@@ -1466,7 +1510,19 @@
   const uint32_t G = (H + 63) / 64;
   const uint32_t c = blockIdx.x * kChunkCells + threadIdx.x;
   uint32_t t = 0;
-  if (c < ncells) {
+  if (PACK && c < ncells) {
+    const unsigned long long *p = (const unsigned long long *)cnt + (size_t)c * gstride;
+    uint32_t g = 0;
+    if ((gstride & 1u) == 0)
+      for (; g + 2 <= G; g += 2) {
+        const uint4 v = *(const uint4 *)(p + g);
+        t += (uint32_t)(__builtin_popcount(v.x) + __builtin_popcount(v.y) + __builtin_popcount(v.z) +
+                        __builtin_popcount(v.w));
+      }
+    for (; g < G; g++) t += (uint32_t)__builtin_popcountll(p[g]);
+    t = pack_cell_cost(t);
+    cost[c] = t;
+  } else if (c < ncells) {
     const uint8_t *p = cnt + (size_t)c * gstride;
     uint32_t g = 0;
     if ((gstride & 15u) == 0)
@@ -1495,7 +1551,17 @@
   return v;
 }
 
-template <class CM, int PP, int BS, bool LDSB, bool PREP = false, bool LEAN = false>
+__device__ __forceinline__ uint32_t wave_incl_scan_dpp(uint32_t v) {
+  v += (uint32_t)__builtin_amdgcn_update_dpp(0, (int)v, 0x111, 0xf, 0xf, false);
+  v += (uint32_t)__builtin_amdgcn_update_dpp(0, (int)v, 0x112, 0xf, 0xf, false);
+  v += (uint32_t)__builtin_amdgcn_update_dpp(0, (int)v, 0x114, 0xf, 0xf, false);
+  v += (uint32_t)__builtin_amdgcn_update_dpp(0, (int)v, 0x118, 0xf, 0xf, false);
+  v += (uint32_t)__builtin_amdgcn_update_dpp(0, (int)v, 0x142, 0xa, 0xf, false);
+  v += (uint32_t)__builtin_amdgcn_update_dpp(0, (int)v, 0x143, 0xc, 0xf, false);
+  return v;
+}
+
+template <class CM, int PP, int BS, bool LDSB, bool PREP = false, bool LEAN = false, bool PACK = false>
 __global__ __launch_bounds__(BS) __attribute__((amdgpu_waves_per_eu(PP >= 8 ? 4 : CM::MIN_WAVES, 8))) void k_scan_pairs(
     const double *__restrict__ sorted, size_t ns, const CellBox *__restrict__ boxes, uint32_t ncells,
     const double *__restrict__ sp, const float *__restrict__ rows, const float *__restrict__ spf, uint32_t H,
@@ -1522,6 +1588,13 @@
   float *s_bc = (float *)(s_cnt + ((H + 3) & ~3u)) + (size_t)(threadIdx.x >> 6) * 512;
   const uint32_t W = gridDim.x * (BS / 64);
   const uint32_t wid = blockIdx.x * (BS / 64) + (uint32_t)__builtin_amdgcn_readfirstlane((int)(threadIdx.x >> 6));
+  [[maybe_unused]] uint16_t *s_id = nullptr;
+  if constexpr (PACK) {
+    static_assert(LEAN && PREP, "packed blocks gather prepared hypotheses and run the lean pair loop");
+    s_id = (uint16_t *)((float *)(s_cnt + ((H + 3) & ~3u)) + (LDSB ? (size_t)(BS / 64) * 512 : 0)) +
+           (size_t)__builtin_amdgcn_readfirstlane((int)(threadIdx.x >> 6)) * 128;
+    s_id[lane] = 0, s_id[64 + lane] = 0;
+  }
 
   unsigned long long C = 0;
   for (uint32_t k0 = 0; k0 < nchunks; k0 += 64) {
@@ -1593,6 +1666,7 @@
     }
   };
   while (budget && cell < ncells) {
+    [[maybe_unused]] uint32_t ccost = 0;
     {
       const uint32_t v = cell + lane < ncells ? cost[cell + lane] : 0u;
       const unsigned long long nz = __ballot(v != 0);
@@ -1601,20 +1675,43 @@
         continue;
       }
       cell += (uint32_t)__builtin_ctzll(nz);
-    }
-    pad(kCellPad);
-    const uint32_t gc = (uint32_t)lane < G ? (uint32_t)cnt[(size_t)cell * gstride + lane] : 0u;
-    unsigned long long gm = __ballot(gc != 0);
-    while (gm && budget) {
-      const int g = __builtin_ctzll(gm);
-      const uint32_t cg = (uint32_t)__builtin_amdgcn_readlane((int)gc, g);
-      if (skip < cg) break;
-      skip -= cg;
-      gm &= gm - 1;
-    }
-    if (!gm || !budget) {
-      cell++;
-      continue;
+      if constexpr (PACK) ccost = (uint32_t)__builtin_amdgcn_readlane((int)v, __builtin_ctzll(nz));
+    }
+    [[maybe_unused]] uint32_t jlo = 0, jhi = 0;
+    uint32_t gc = 0;
+    unsigned long long gm = 0;
+    if constexpr (PACK) {
+      if (skip >= ccost) {
+        skip -= ccost;
+        cell++;
+        continue;
+      }
+      const uint32_t S = pack_cell_survivors(ccost);
+      const uint32_t lo = skip, hi = ccost < skip + budget ? ccost : skip + budget;
+      budget -= hi - lo;
+      skip = 0;
+      jlo = (uint32_t)__builtin_amdgcn_readfirstlane((int)pack_first(lo));
+      jhi = (uint32_t)__builtin_amdgcn_readfirstlane((int)pack_first(hi));
+      jhi = jhi < S ? jhi : S;
+      if (jhi <= jlo) {
+        cell++;
+        continue;
+      }
+    } else {
+      pad(kCellPad);
+      gc = (uint32_t)lane < G ? (uint32_t)cnt[(size_t)cell * gstride + lane] : 0u;
+      gm = __ballot(gc != 0);
+      while (gm && budget) {
+        const int g = __builtin_ctzll(gm);
+        const uint32_t cg = (uint32_t)__builtin_amdgcn_readlane((int)gc, g);
+        if (skip < cg) break;
+        skip -= cg;
+        gm &= gm - 1;
+      }
+      if (!gm || !budget) {
+        cell++;
+        continue;
+      }
     }
     const CellBox bx = boxes[cell];
     double ctr[3];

-.-.-

Work order:
Copy the material above, keeping every line exactly as it stands.

Solution to this task:
@@ -1466,7 +1510,19 @@
   const uint32_t G = (H + 63) / 64;
   const uint32_t c = blockIdx.x * kChunkCells + threadIdx.x;
   uint32_t t = 0;
-  if (c < ncells) {
+  if (PACK && c < ncells) {
+    const unsigned long long *p = (const unsigned long long *)cnt + (size_t)c * gstride;
+    uint32_t g = 0;
+    if ((gstride & 1u) == 0)
+      for (; g + 2 <= G; g += 2) {
+        const uint4 v = *(const uint4 *)(p + g);
+        t += (uint32_t)(__builtin_popcount(v.x) + __builtin_popcount(v.y) + __builtin_popcount(v.z) +
+                        __builtin_popcount(v.w));
+      }
+    for (; g < G; g++) t += (uint32_t)__builtin_popcountll(p[g]);
+    t = pack_cell_cost(t);
+    cost[c] = t;
+  } else if (c < ncells) {
     const uint8_t *p = cnt + (size_t)c * gstride;
     uint32_t g = 0;
     if ((gstride & 15u) == 0)
@@ -1495,7 +1551,17 @@
   return v;
 }
 
-template <class CM, int PP, int BS, bool LDSB, bool PREP = false, bool LEAN = false>
+__device__ __forceinline__ uint32_t wave_incl_scan_dpp(uint32_t v) {
+  v += (uint32_t)__builtin_amdgcn_update_dpp(0, (int)v, 0x111, 0xf, 0xf, false);
+  v += (uint32_t)__builtin_amdgcn_update_dpp(0, (int)v, 0x112, 0xf, 0xf, false);
+  v += (uint32_t)__builtin_amdgcn_update_dpp(0, (int)v, 0x114, 0xf, 0xf, false);
+  v += (uint32_t)__builtin_amdgcn_update_dpp(0, (int)v, 0x118, 0xf, 0xf, false);
+  v += (uint32_t)__builtin_amdgcn_update_dpp(0, (int)v, 0x142, 0xa, 0xf, false);
+  v += (uint32_t)__builtin_amdgcn_update_dpp(0, (int)v, 0x143, 0xc, 0xf, false);
+  return v;
+}
+
+template <class CM, int PP, int BS, bool LDSB, bool PREP = false, bool LEAN = false, bool PACK = false>
 __global__ __launch_bounds__(BS) __attribute__((amdgpu_waves_per_eu(PP >= 8 ? 4 : CM::MIN_WAVES, 8))) void k_scan_pairs(
     const double *__restrict__ sorted, size_t ns, const CellBox *__restrict__ boxes, uint32_t ncells,
     const double *__restrict__ sp, const float *__restrict__ rows, const float *__restrict__ spf, uint32_t H,
@@ -1522,6 +1588,13 @@
   float *s_bc = (float *)(s_cnt + ((H + 3) & ~3u)) + (size_t)(threadIdx.x >> 6) * 512;
   const uint32_t W = gridDim.x * (BS / 64);
   const uint32_t wid = blockIdx.x * (BS / 64) + (uint32_t)__builtin_amdgcn_readfirstlane((int)(threadIdx.x >> 6));
+  [[maybe_unused]] uint16_t *s_id = nullptr;
+  if constexpr (PACK) {
+    static_assert(LEAN && PREP, "packed blocks gather prepared hypotheses and run the lean pair loop");
+    s_id = (uint16_t *)((float *)(s_cnt + ((H + 3) & ~3u)) + (LDSB ? (size_t)(BS / 64) * 512 : 0)) +
+           (size_t)__builtin_amdgcn_readfirstlane((int)(threadIdx.x >> 6)) * 128;
+    s_id[lane] = 0, s_id[64 + lane] = 0;
+  }
 
   unsigned long long C = 0;
   for (uint32_t k0 = 0; k0 < nchunks; k0 += 64) {
@@ -1593,6 +1666,7 @@
     }
   };
   while (budget && cell < ncells) {
+    [[maybe_unused]] uint32_t ccost = 0;
     {
       const uint32_t v = cell + lane < ncells ? cost[cell + lane] : 0u;
       const unsigned long long nz = __ballot(v != 0);
@@ -1601,20 +1675,43 @@
         continue;
       }
       cell += (uint32_t)__builtin_ctzll(nz);
-    }
-    pad(kCellPad);
-    const uint32_t gc = (uint32_t)lane < G ? (uint32_t)cnt[(size_t)cell * gstride + lane] : 0u;
-    unsigned long long gm = __ballot(gc != 0);
-    while (gm && budget) {
-      const int g = __builtin_ctzll(gm);
-      const uint32_t cg = (uint32_t)__builtin_amdgcn_readlane((int)gc, g);
-      if (skip < cg) break;
-      skip -= cg;
-      gm &= gm - 1;
-    }
-    if (!gm || !budget) {
-      cell++;
-      continue;
+      if constexpr (PACK) ccost = (uint32_t)__builtin_amdgcn_readlane((int)v, __builtin_ctzll(nz));
+    }
+    [[maybe_unused]] uint32_t jlo = 0, jhi = 0;
+    uint32_t gc = 0;
+    unsigned long long gm = 0;
+    if constexpr (PACK) {
+      if (skip >= ccost) {
+        skip -= ccost;
+        cell++;
+        continue;
+      }
+      const uint32_t S = pack_cell_survivors(ccost);
+      const uint32_t lo = skip, hi = ccost < skip + budget ? ccost : skip + budget;
+      budget -= hi - lo;
+      skip = 0;
+      jlo = (uint32_t)__builtin_amdgcn_readfirstlane((int)pack_first(lo));
+      jhi = (uint32_t)__builtin_amdgcn_readfirstlane((int)pack_first(hi));
+      jhi = jhi < S ? jhi : S;
+      if (jhi <= jlo) {
+        cell++;
+        continue;
+      }
+    } else {
+      pad(kCellPad);
+      gc = (uint32_t)lane < G ? (uint32_t)cnt[(size_t)cell * gstride + lane] : 0u;
+      gm = __ballot(gc != 0);
+      while (gm && budget) {
+        const int g = __builtin_ctzll(gm);
+        const uint32_t cg = (uint32_t)__builtin_amdgcn_readlane((int)gc, g);
+        if (skip < cg) break;
+        skip -= cg;
+        gm &= gm - 1;
+      }
+      if (!gm || !budget) {
+        cell++;
+        continue;
+      }
     }
     const CellBox bx = boxes[cell];
     double ctr[3];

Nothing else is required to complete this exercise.